| 53011504 | s52490 | 10.68.16.151:46092 | s52490__hashtags_p | Execute | 40 | Sending data FROM recentchanges WHERE rc_id = ? AND htrc_lang | 0.000 |
I cannot say when it started, but I supposed thoughout the weekend. Most of the queries followed the following pattern (approximately 1 per second):
SELECT htrc_id FROM recentchanges WHERE rc_id = ? AND htrc_lang = ? LIMIT 1
I only noticed after realizing there was slave delay on c1.
OK, Stephen and I both have work tomorrow and nothing has jumped out at us, bug wise.
I'll just put it out there that there were no code changes and that this might just be due to a high number of hashtag-laden recent changes in the last 24 hours. In fact, with the latest bot hashtag additions, we may have to reassess our scalability expectations.
However, if you're looking for bugged code or runaway processes this probably isn't it. Is it possible someone else is doing a heavy join or maybe even has a leapday bug? (that would be exciting)
I do not consider this a laughing matter. Replica labs is a fundamental piece of infrastructure for Wikimedia wikis, and many communities rely on tools that use them working properly. Every day I get complains when they do now work as expected, and have to act in consequence.
There is no predetermined fixed limit. 30 1-second queries can be ok, while 5 long-running connections can be very taxing, if they consume a lot of memory. If your queries start affecting other user's queries (as it was the case, creating lag for other users), your connections will be throttled. If nothing is done to fix this, connections will continue to be limited, or in extreme, uncooperative cases, the account will be revoked permissions to access the replicas if it continues affecting other users. In your case, your over 300 connections were taking between 40 and 300 seconds to execute.

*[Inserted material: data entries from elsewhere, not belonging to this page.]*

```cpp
template <typename real, int NX, int NU>
struct Quad {
    using C = QCfg<real, NX, NU>;
    static constexpr int N = C::N, SH = C::SH, SW = C::SW, SY = C::SY, HT = C::HT, ST = C::ST, RECW = C::RECW;

    int q, T;
    bool active;
    const real *gQd, *gq, *gF, *gc, *gx0, *gulo, *guhi;
    long st_u;
#ifdef ALQP_SHDYN_UNIT
    int mt_F, mt_c;
#endif
    real *gz, *glam, *rec;
    real rho;
    int info;
    real *wl;
    using WT = WPanel<real, SW, N, C::W_LDS>;
    __device__ __forceinline__ WT wpanel() const {
        if constexpr (C::W_LDS) return WT{wl};
        else return WT{};
    }
    real *gFw;
    real dyn_h;
    const real *gobs;
    int nobs;
    real obs_r2;
    bool no_init;

    __device__ __forceinline__ real uhi(int t, int j) const { return guhi[t * st_u + j]; }
    __device__ __forceinline__ real ulo(int t, int j) const { return gulo[t * st_u + j]; }
    __device__ __forceinline__ real *recp(int t) const { return rec + (size_t)t * C::RSTR; }
#ifdef ALQP_PHASE_TIMING
    unsigned long long tacc[10], tlast;
    __device__ __forceinline__ void stamp(int bucket) {
        unsigned long long now;
        __builtin_amdgcn_sched_barrier(0);
        asm volatile("s_waitcnt vmcnt(0)\n\ts_memtime %0\n\ts_waitcnt lgkmcnt(0)" : "=s"(now)::"memory");
        __builtin_amdgcn_sched_barrier(0);
        if (bucket >= 0) tacc[bucket] += now - tlast;
        tlast = now;
    }
#define ALQP_STAMP(b) stamp(b)
#else
#define ALQP_STAMP(b)
#endif

    template <int S, int L>
    __device__ __forceinline__ void ld_slots(FRef<real> f, real (&v)[L]) const {
        static_assert(L <= S, "slots of the field");
#pragma unroll
        for (int c = 0; 4 * c < L && c < S / 4; ++c) {
            const real *p = f.p + C::w(f.f.h + 16 * c) + 4 * q;
            if (4 * c + 3 < L) gld4(p, v[4 * c], v[4 * c + 1], v[4 * c + 2], v[4 * c + 3]);
            else
#pragma unroll
                for (int i = 0; 4 * c + i < L; ++i) v[4 * c + i] = p[i];
        }
        constexpr int H = 4 * (S / 4), R = S % 4;
        if constexpr (L > H) {
            const real *p = f.p + C::w(f.f.t) + 4 * q;
#pragma unroll
            for (int m = H; m < L; ++m) v[m] = p[m - H];
        }
    }
    template <int S, int L0>
    __device__ __forceinline__ void ld_slots_from(FRef<real> f, real (&v)[S]) const {
        static_assert(L0 >= 0 && L0 <= S, "slots of the field");
#pragma unroll
        for (int c = L0 / 4; c < S / 4; ++c) {
            const real *p = f.p + C::w(f.f.h + 16 * c) + 4 * q;
            if (4 * c >= L0) gld4(p, v[4 * c], v[4 * c + 1], v[4 * c + 2], v[4 * c + 3]);
            else {
                real w[4];
                gld4(p, w[0], w[1], w[2], w[3]);
#pragma unroll
                for (int i = 0; i < 4; ++i)
                    if (4 * c + i >= L0) v[4 * c + i] = w[i];
            }
        }
        constexpr int H = 4 * (S / 4);
// ... 285 lines not shown
        const real a0 = sel4(real(1), real(0.5), real(0.25), real(0.125), q);
        for (int t = 0; t < T; ++t) {
            const bool dyn = t < T - 1;
            const real *rp = recp(t), *rn = recp(dyn ? t + 1 : t);
            real zt[N], dt[N], Qt[N], qt[N], zn[NX], dn[NX], le[NX], lu[NU], ll[NU], bu[NU], bl[NU];
            ld_rep_n(rp + C::oZ, zt);
            ld_rep_n(rp + C::oY, dt);
            ld_rep_n(rp + C::oQ, Qt);
            ld_rep_n(rp + C::oq, qt);
            ld_repx_of_n(rn + C::oZ, zn);
            ld_repx_of_n(rn + C::oY, dn);
            ld_rep_x(rp + C::oLE, le);
            ld_rep_us(rp, lu, ll, bu, bl);
            real alpha = a0;
#pragma unroll
            for (int i = 0; i < 5; ++i) {
                real zc[N];
                real acc = 0;
#pragma unroll
                for (int j = 0; j < N; ++j) {
                    zc[j] = fma_(alpha, dt[j], zt[j]);
                    acc = fma_(fma_(real(0.5) * Qt[j], zc[j], qt[j]), zc[j], acc);
                }
#pragma unroll
                for (int ju = 0; ju < NU; ++ju) {
                    const real vu = zc[NX + ju] - bu[ju], vl = bl[ju] - zc[NX + ju];
                    const real cu = fmax_(vu, real(0)), cl = fmax_(vl, real(0));
                    acc += fma_(lu[ju], vu, ll[ju] * vl) + real(0.5) * rho * fma_(cu, cu, cl * cl);
                }
                if (dyn) {
                    real xn[NX];
                    dyn_value<Dyn, real>(zc, dyn_h, xn);
#pragma unroll
                    for (int r = 0; r < NX; ++r) {
                        const real rr = fma_(alpha, dn[r], zn[r]) - xn[r];
                        acc = fma_(fma_(real(0.5) * rho, rr, le[r]), rr, acc);
                    }
                }
                if (t == 0) {
#pragma unroll
                    for (int r = 0; r < NX; ++r) {
                        const real rr = zc[r] - x0v[r];
                        acc = fma_(fma_(real(0.5) * rho, rr, li[r]), rr, acc);
                    }
                }
                m[i] += acc;
                alpha *= real(0.0625);
            }
        }
#pragma unroll
        for (int k = 0; k < 20; ++k) phi[k] = qbv(m[k >> 2], k);
    }

    template <bool EXT = false>
    __device__ __forceinline__ void forward(real *g_out, real alpha, bool pending, real *phi0, const real *gxn = nullptr) {
        real mdist = 0;
        real S[ST], Sy[SW];
        real vpo[SW], Syo[SW];
        real zc[SW];
#pragma unroll
        for (int i = 0; i < ST; ++i) S[i] = 0;
#pragma unroll
        for (int s = 0; s < SW; ++s) Sy[s] = 0;
        {
            real z0[SW], xi[SW], li[SW], r0[SW];
            if constexpr (EXT) {
                ld_own_ext<NX>(gz, z0);
                ld_own_ext<NX>(glam + (T - 1) * NX, li);
            } else {
                ld_ownx_of_n(recp(0) + C::oZ, z0);
                ld_own_x(recp(T - 1) + C::oLE, li);
            }
            ld_own_ext<NX>(gx0, xi);
            if (pending) {
                real d0[SW];
                ld_ownx_of_n(recp(0) + C::oY, d0);
#pragma unroll
                for (int s = 0; s < SW; ++s) z0[s] = fma_(alpha, d0[s], z0[s]);
            }
#pragma unroll
            for (int s = 0; s < SW; ++s) {
                bool valid = 4 * s + 3 < NX || 4 * s + q < NX;
                if constexpr (EXT) valid = valid && !no_init;
                const real r = valid ? z0[s] - xi[s] : real(0);
                vpo[s] = valid ? fma_(rho, r, li[s]) : real(0);
                if constexpr (C::PHI0_FWD) mdist += valid ? fma_(fma_(real(0.5) * rho, r, li[s]), r, real(0)) : real(0);
                Syo[s] = 0;
                r0[s] = r;
                zc[s] = z0[s];
            }
            if (!EXT && active) st_own_x(recp(T - 1) + C::oR, r0);
        }
        for (int t = 0; t < T; ++t) {
            const bool dyn = t < T - 1;
            WT W = wpanel();
            real Y[N];
            real dio[SY];
            real v[SW];
            real zs[SY];
            real hob[3] = {0, 0, 0};
            real *rp = recp(t);
            {
                real zt[N];
                real Qo[SY], qo[SY];
                real cs[SW], zn[SW], lm[SW];
                real lu, ll, bu, bl;
                const int td = dyn ? t : (T > 1 ? T - 2 : 0);
// ... 197 lines not shown
                    constexpr int KB = 8;
                    real wj[SW];
#pragma unroll
                    for (int s = 0; s < SW; ++s) wj[s] = W[s][j];
#pragma unroll
                    for (int k0 = j + 1; k0 < N; k0 += KB) {
                        real wv[KB][SW];
#pragma unroll
                        for (int kk = 0; kk < KB; ++kk)
#pragma unroll
                            for (int s = 0; s < SW; ++s)
                                if (k0 + kk < N) wv[kk][s] = W[s][k0 + kk];
                        __builtin_amdgcn_sched_barrier(0);
#pragma unroll
                        for (int kk = 0; kk < KB; ++kk) {
                            const int k = k0 + kk;
                            if (k < N) {
                                const real lkj = qbv(H[C::hidx(k >> 2, j)], k) * ip;
#pragma unroll
                                for (int s = (k >> 2); s < SH; ++s) H[C::hidx(s, k)] = fma_(-H[C::hidx(s, j)], lkj, H[C::hidx(s, k)]);
#pragma unroll
                                for (int s = 0; s < SW; ++s) W[s][k] = fma_(-wj[s], lkj, wv[kk][s]);
                                Y[k] = fma_(-Y[j], lkj, Y[k]);
                            }
                        }
                    }
                } else {
#pragma unroll
                for (int k = j + 1; k < N; ++k) {
                    const real lkj = qbv(H[C::hidx(k >> 2, j)], k) * ip;
#pragma unroll
                    for (int s = (k >> 2); s < SH; ++s) H[C::hidx(s, k)] = fma_(-H[C::hidx(s, j)], lkj, H[C::hidx(s, k)]);
#pragma unroll
                    for (int s = 0; s < SW; ++s) W[s][k] = fma_(-W[s][j], lkj, W[s][k]);
                    Y[k] = fma_(-Y[j], lkj, Y[k]);
                }
                }
                if constexpr (C::S_AFTER) ipv[j] = ip;
                if (!C::S_AFTER && dyn) {
#pragma unroll
                    for (int b = 0; b < NX; ++b) {
                        const real wbj = qbv(W[b >> 2][j], b) * ip;
#pragma unroll
                        for (int s = (b >> 2); s < SW; ++s) S[C::hidx(s, b)] = fma_(W[s][j], wbj, S[C::hidx(s, b)]);
                    }
                    const real yip = Y[j] * ip;
#pragma unroll
                    for (int s = 0; s < SW; ++s) Sy[s] = fma_(W[s][j], yip, Sy[s]);
                }
                H[C::hidx(j >> 2, j)] = (q == (j & 3)) ? ip : H[C::hidx(j >> 2, j)];
            }
            ALQP_STAMP(2);
            if (active) {
                if (!(ALQP_EXP_NOL && t >= T - ALQP_EXP_NOL))
#pragma unroll
                for (int s = 0; s < SH; ++s)
#pragma unroll
                    for (int c = 0; c <= s; ++c)
                        if (C::lanes_of(s) == 4 || q < C::lanes_of(s))
                            gst4(lchunk(rp, s, c, q), H[C::hidx(s, 4 * c)],
                                 H[C::hidx(s, 4 * c + 1)], H[C::hidx(s, 4 * c + 2)], H[C::hidx(s, 4 * c + 3)]);
                real yo[SY];
                own_of<N, SY>(Y, yo);
                st_own_n(rp + C::oY, yo);
                if (pending) st_own_n(rp + C::oZ, zs);
            }

            if constexpr (C::S_AFTER) {
                if (dyn) {
#pragma unroll
                    for (int j = 0; j < N; ++j) {
#pragma unroll
                        for (int b = 0; b < NX; ++b) {
                            const real wbj = qbv(W[b >> 2][j], b) * ipv[j];
#pragma unroll
                            for (int s = (b >> 2); s < SW; ++s) S[C::hidx(s, b)] = fma_(W[s][j], wbj, S[C::hidx(s, b)]);
                        }
                        const real yip = Y[j] * ipv[j];
#pragma unroll
                        for (int s = 0; s < SW; ++s) Sy[s] = fma_(W[s][j], yip, Sy[s]);
                    }
                }
            }
#pragma unroll
            for (int s = 0; s < SW; ++s) {
                vpo[s] = v[s];
                Syo[s] = Sy[s];
            }
            ALQP_STAMP(3);
        }
        if constexpr (C::PHI0_FWD) { if (phi0) *phi0 = qsum(mdist); }
    }

    __host__ __device__ static constexpr int lane_lo(int m, int j) { return m == (j >> 2) ? (j & 3) + 1 : 0; }
    __device__ __forceinline__ bool in_lanes(int lo, int hi) const {
        return lo == 0 ? q < hi : (hi == 4 ? q >= lo : (q >= lo && q < hi));
    }
    __device__ __forceinline__ void lsolve_own(const real (&H)[HT], real (&u)[SY]) const {
#pragma unroll
        for (int j = 0; j < N; ++j) {
            const int mj = j >> 2;
            const real wj = qbv(u[mj] * H[C::hidx(mj, j)], j);
#pragma unroll
            for (int m = mj; m < SH; ++m) {
                const int lo = lane_lo(m, j);
                if (lo >= C::lanes_of(m)) continue;
                const real v = fma_(-H[C::hidx(m, j)], wj, u[m]);
                u[m] = lo == 0 ? v : (q >= lo ? v : u[m]);
            }
        }
    }
    __device__ __forceinline__ void ltsolve_own(const real (&H)[HT], const real (&y)[SY], real (&d)[SY], real (&rep)[N]) const {
#pragma unroll
        for (int m = 0; m < SY; ++m) d[m] = 0;
#pragma unroll
        for (int i = N - 1; i >= 0; --i) {
            const int mi = i >> 2;
            real p = 0;
            bool any = false;
#pragma unroll
            for (int m = mi; m < SH; ++m) {
                const int lo = lane_lo(m, i), hi = C::lanes_of(m);
                if (lo >= hi) continue;
                const real h = (lo == 0 && hi == 4) ? H[C::hidx(m, i)] : (in_lanes(lo, hi) ? H[C::hidx(m, i)] : real(0));
                p = any ? fma_(h, d[m], p) : h * d[m];
                any = true;
            }
            real r = y[mi];
            if (any) r -= qsum(p);
            const real di = qbv(r * H[C::hidx(mi, i)], i);
            rep[i] = di;
            d[mi] = (q == (i & 3)) ? di : d[mi];
        }
    }

    template <bool LS>
    __device__ __forceinline__ void backward(real (&phi)[20], real *d_ext = nullptr, bool store_s = true) {
        constexpr int MU0 = NX / 4;
        real c0 = 0, c1 = 0, c2 = 0;
        real acc[20];
        real rvT[SW], lvT[SW];
#pragma unroll
        for (int k = 0; k < 20; ++k) acc[k] = 0;
#pragma unroll
        for (int s = 0; s < SW; ++s) rvT[s] = lvT[s] = 0;
        real dxs[SW];
#pragma unroll
        for (int s = 0; s < SW; ++s) dxs[s] = 0;
        for (int t = T - 1; t >= 0; --t) {
            const bool dyn = t < T - 1;
            real *rp = recp(t);
            real H[HT];
            if (ALQP_EXP_NOL && t >= T - ALQP_EXP_NOL) {
#pragma unroll
                for (int i = 0; i < HT; ++i) H[i] = real(1);
            } else
#pragma unroll
            for (int s = 0; s < SH; ++s)
#pragma unroll
                for (int c = 0; c <= s; ++c) {
                    const int ql = (C::lanes_of(s) == 4 || q < C::lanes_of(s)) ? q : 0;
                    gld4(lchunk(rp, s, c, ql), H[C::hidx(s, 4 * c)],
                         H[C::hidx(s, 4 * c + 1)], H[C::hidx(s, 4 * c + 2)], H[C::hidx(s, 4 * c + 3)]);
                }
            real yo[SY];
            ld_own_n(rp + C::oY, yo);
            WT W = wpanel();
            load_F_rows(dyn ? t : (T > 1 ? T - 2 : 0), W);
            real zz[SY], QQ[SY], qq[SY], rv[SW], lv[SW];
            real lu = 0, ll = 0, bu = 0, bl = 0;
            if constexpr (LS) {
                ld_own_n(rp + C::oZ, zz);
                if constexpr (ALQP_EXP_NOQ) { for (int m = 0; m < SY; ++m) QQ[m] = real(1); }
                else ld_own_n(rp + C::oQ, QQ);
                ld_own_n(rp + C::oq, qq);
                ld_own_us(rp, lu, ll, bu, bl);
                if constexpr (ALQP_EXP_NORS) { for (int s = 0; s < SW; ++s) rv[s] = real(0); }
                else ld_own_x(rp + C::oR, rv);
                ld_own_x(rp + C::oLE, lv);
            }
            ALQP_STAMP(4);
            if (dyn) {
                real vv[N];
#pragma unroll
                for (int j = 0; j < N; ++j) {
                    real p = 0;
#pragma unroll
                    for (int s = 0; s < SW; ++s) p = fma_(W[s][j], dxs[s], p);
                    vv[j] = qsum(p);
                }
                real uo[SY];
                own_of<N, SY>(vv, uo);
                lsolve_own(H, uo);
#pragma unroll
                for (int m = 0; m < SY; ++m) yo[m] = fma_(rho, uo[m], yo[m]);
            }
            real down[SY], Y[N];
            ltsolve_own(H, yo, down, Y);
            if (active) {
                if (d_ext) st_own_ext<N>(d_ext + t * N, down);
                else st_own_n(rp + C::oY, down);
            }
            real sv[SW];
#pragma unroll
            for (int s = 0; s < SW; ++s) sv[s] = 0;
// ... 348 lines not shown
```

Please understand that you are sharing non-infinite resources with other 5000 users, so 338 concurrent queries for a single user are a lot of them. This is aggravated by the fact that we have one less server than usual. As a pure suggestion, a hard limit of 15 simultaneous connections may be wiser, and should be enforced on code.
Cool, I'm also up at 2:20am still looking at this, so I think you can assume I take this seriously, despite my attempts at a friendly and community-driven tone. Our tools also have hundreds of downstream users.
Also, I think I have spotted an issue that would keep the connections open in some cases, likely accumulating many of these connections over time. There were 338 simultaneous connections, but they were not opened simultaneously. Many were not being closed, hence many of them appeared to be taking that maximum lifespan of 300 seconds before being killed.
We'll roll out a new version the code and keep this thread posted. Thanks for your patience.